- _What is being asked_
From the entries below, list each line with "elif".

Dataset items
========================

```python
def parse(d, voxels):
    agg = {}
    for f in glob.glob(os.path.join(d, "**", "*counter_collection.csv"), recursive=True):
        for r in csv.DictReader(open(f)):
            if "k_describe" in r["Kernel_Name"]:
                agg.setdefault(r["Counter_Name"], []).append(float(r["Counter_Value"]))
    c = {k: sum(v) / len(v) for k, v in agg.items()}
    out = dict(kernel="k_describe", workload="512^3 lattice volume, 42 501 keypoints", window_voxels=int(voxels),
               valu_insts=c.get("SQ_INSTS_VALU"), salu_insts=c.get("SQ_INSTS_SALU"),
               lds_insts=c.get("SQ_INSTS_LDS"), lds_array_cycles=c.get("SQ_LDS_IDX_ACTIVE"),
               lds_bank_conflict_cycles=c.get("SQ_LDS_BANK_CONFLICT"), waves=c.get("SQ_WAVES"),
               wave_quad_cycles=c.get("SQ_WAVE_CYCLES"), wait_any=c.get("SQ_WAIT_ANY"),
               wait_inst_any=c.get("SQ_WAIT_INST_ANY"), wait_inst_lds=c.get("SQ_WAIT_INST_LDS"),
               note="wave-instructions per launch (rocprofv3 --pmc); lds_array_cycles is summed over the 256 CUs; "
                    "bench.py prices both against the kernel's own cycle count of its run (clock probe)")
    if voxels and c.get("SQ_INSTS_VALU"):
        out["valu_insts_per_64_voxels"] = round(64.0 * c["SQ_INSTS_VALU"] / voxels, 1)
        out["lds_insts_per_64_voxels"] = round(64.0 * c.get("SQ_INSTS_LDS", 0) / voxels, 1)
        out["lds_array_cycles_per_64_voxels"] = round(64.0 * c.get("SQ_LDS_IDX_ACTIVE", 0) / voxels, 1)
    if c.get("SQ_WAVE_CYCLES") and c.get("SQ_WAVES"):
        kc = 4.0 * c["SQ_WAVE_CYCLES"] / c["SQ_WAVES"]
        out["profiled_kernel_cycles"] = round(kc)
        out["lds_array_busy"] = round(c.get("SQ_LDS_IDX_ACTIVE", 0) / (256.0 * kc), 4)
        out["valu_busy"] = round(2.0 * c.get("SQ_INSTS_VALU", 0) / (1024.0 * kc), 4)
        if c.get("GRBM_GUI_ACTIVE"):
            out["grbm_gui_active_cycles"] = c["GRBM_GUI_ACTIVE"]
    print(json.dumps(out, indent=1))


if __name__ == "__main__":
    if "--run" in sys.argv:
        run_guarded()
    elif "--count" in sys.argv:
        count()
    elif "--parse" in sys.argv:
        i = sys.argv.index("--parse")
        parse(sys.argv[i + 1], float(sys.argv[i + 2]))
```

sift3d_amd/csrc/sift3d_describe.hip:

```cpp
#include "sift3d_kernels_common.h"
#include "sift3d_math.h"

#include <algorithm>
#include <cmath>
#include <cstdlib>

struct FaceRec {
    float v0[3], e1[3], e2[3], t[3], q[3], e2q, idx[3];
};
static_assert(sizeof(FaceRec) == SIFT3D_HIP_FACE_FLOATS * 4, "face record layout");

__constant__ float c_face16[20 * 16];
__constant__ int c_bin_off[12];
__constant__ int c_oct_face[32];

constexpr int DQ = 256;
constexpr int HIST_USED = 800;
constexpr int HIST_LDS = 800;
constexpr int FACE_STRIDE = 20;
constexpr int RSUPER = 68;
constexpr int REC_FLOATS = 7 * RSUPER;
constexpr int rec_row(int r) { return r < 7 ? r * RSUPER : (r - 7) * RSUPER + 32; }
constexpr int rec_group(int r) { return (rec_row(r) / 4) % 16; }
constexpr bool rec_groups_distinct()
{
    for (int a = 0; a < 14; a++)
        for (int b = a + 1; b < 14; b++)
            if (rec_group(a) == rec_group(b))
                return false;
    return true;
}
static_assert(rec_groups_distinct(), "record rows: X (0..10) and bin-address rows (11..13) on disjoint bank groups");
static_assert(RSUPER % 4 == 0 && RSUPER >= 64, "record rows: 16-byte aligned, 64 lanes per super-row");

__device__ __forceinline__ uint32_t lds_addr(const void *p)
{
    return (uint32_t)(uintptr_t)(const __attribute__((address_space(3))) void *)p;
}

#ifdef SIFT3D_AMD_DIAG
#define DESC_ABLATE_ARG , int ablate
#define DESC_ABLATE(bit) (ablate & (bit))
__device__ unsigned long long g_desc_voxels;
#else
#define DESC_ABLATE_ARG
#define DESC_ABLATE(bit) false
#endif

__device__ __forceinline__ void wave_sync()
{
    __builtin_amdgcn_fence(__ATOMIC_RELEASE, "wavefront");
    __builtin_amdgcn_wave_barrier();
    __builtin_amdgcn_fence(__ATOMIC_ACQUIRE, "wavefront");
}

__device__ __forceinline__ float quad_fmac(float acc, float x)
{
    asm("v_fmac_f32_dpp %0, %1, %1 quad_perm:[3,0,0,0] row_mask:0xf bank_mask:0xf bound_ctrl:1"
        : "+v"(acc)
        : "v"(x));
    return acc;
}

__device__ __forceinline__ bool face_eval(const float4 *__restrict__ fr, float rx, float ry, float rz,
                                          float &xb, float &yb, float &zb, int &fi)
{
    const float4 A0 = fr[0], A1 = fr[1], A2 = fr[2], A3 = fr[3];
    const float px = ry * A1.y - rz * A1.x;
    const float py = rz * A0.w - rx * A1.y;
    const float pz = rx * A1.x - ry * A0.w;
    const float det = A0.x * px + A0.y * py + A0.z * pz;
    const float di = 1.0f / det;
    yb = di * (A1.z * px + A1.w * py + A2.x * pz);
    zb = di * (rx * A2.y + ry * A2.z + rz * A2.w);
    xb = 1.0f - yb - zb;
    const float kk = A3.x * di;
    fi = __float_as_int(A3.y);
    return !(fabsf(det) < 1.1920928955078125e-06f) &&
           !(xb < -1.1920928955078125e-06f || yb < -1.1920928955078125e-06f ||
             zb < -1.1920928955078125e-06f || kk < 0);
}

__device__ __forceinline__ int icos_guess(float rx, float ry, float rz)
{
    const float g = 1.6180339887f, g2 = 2.6180339887f;
    const float ax = fabsf(rx), ay = fabsf(ry), az = fabsf(rz);
    const float t1 = ax + g2 * ay - g * az;
    const float t2 = ay + g2 * az - g * ax;
    const float t3 = az + g2 * ax - g * ay;
    const int n1 = t1 < 0.0f, n2 = t2 < 0.0f, n3 = t3 < 0.0f;
    const int cls = n1 + (1 - n1) * (2 * n2 + (1 - n2) * 3 * n3);
    return cls * 8 + (int)(rx < 0.0f) + 2 * (int)(ry < 0.0f) + 4 * (int)(rz < 0.0f);
}

constexpr int WL_STRIDE = 4096, WL_HEAD = 4;
constexpr int WL_COUNTERS = 16;
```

========================

- _Result for this exercise_
    elif "--count" in sys.argv:
    elif "--parse" in sys.argv:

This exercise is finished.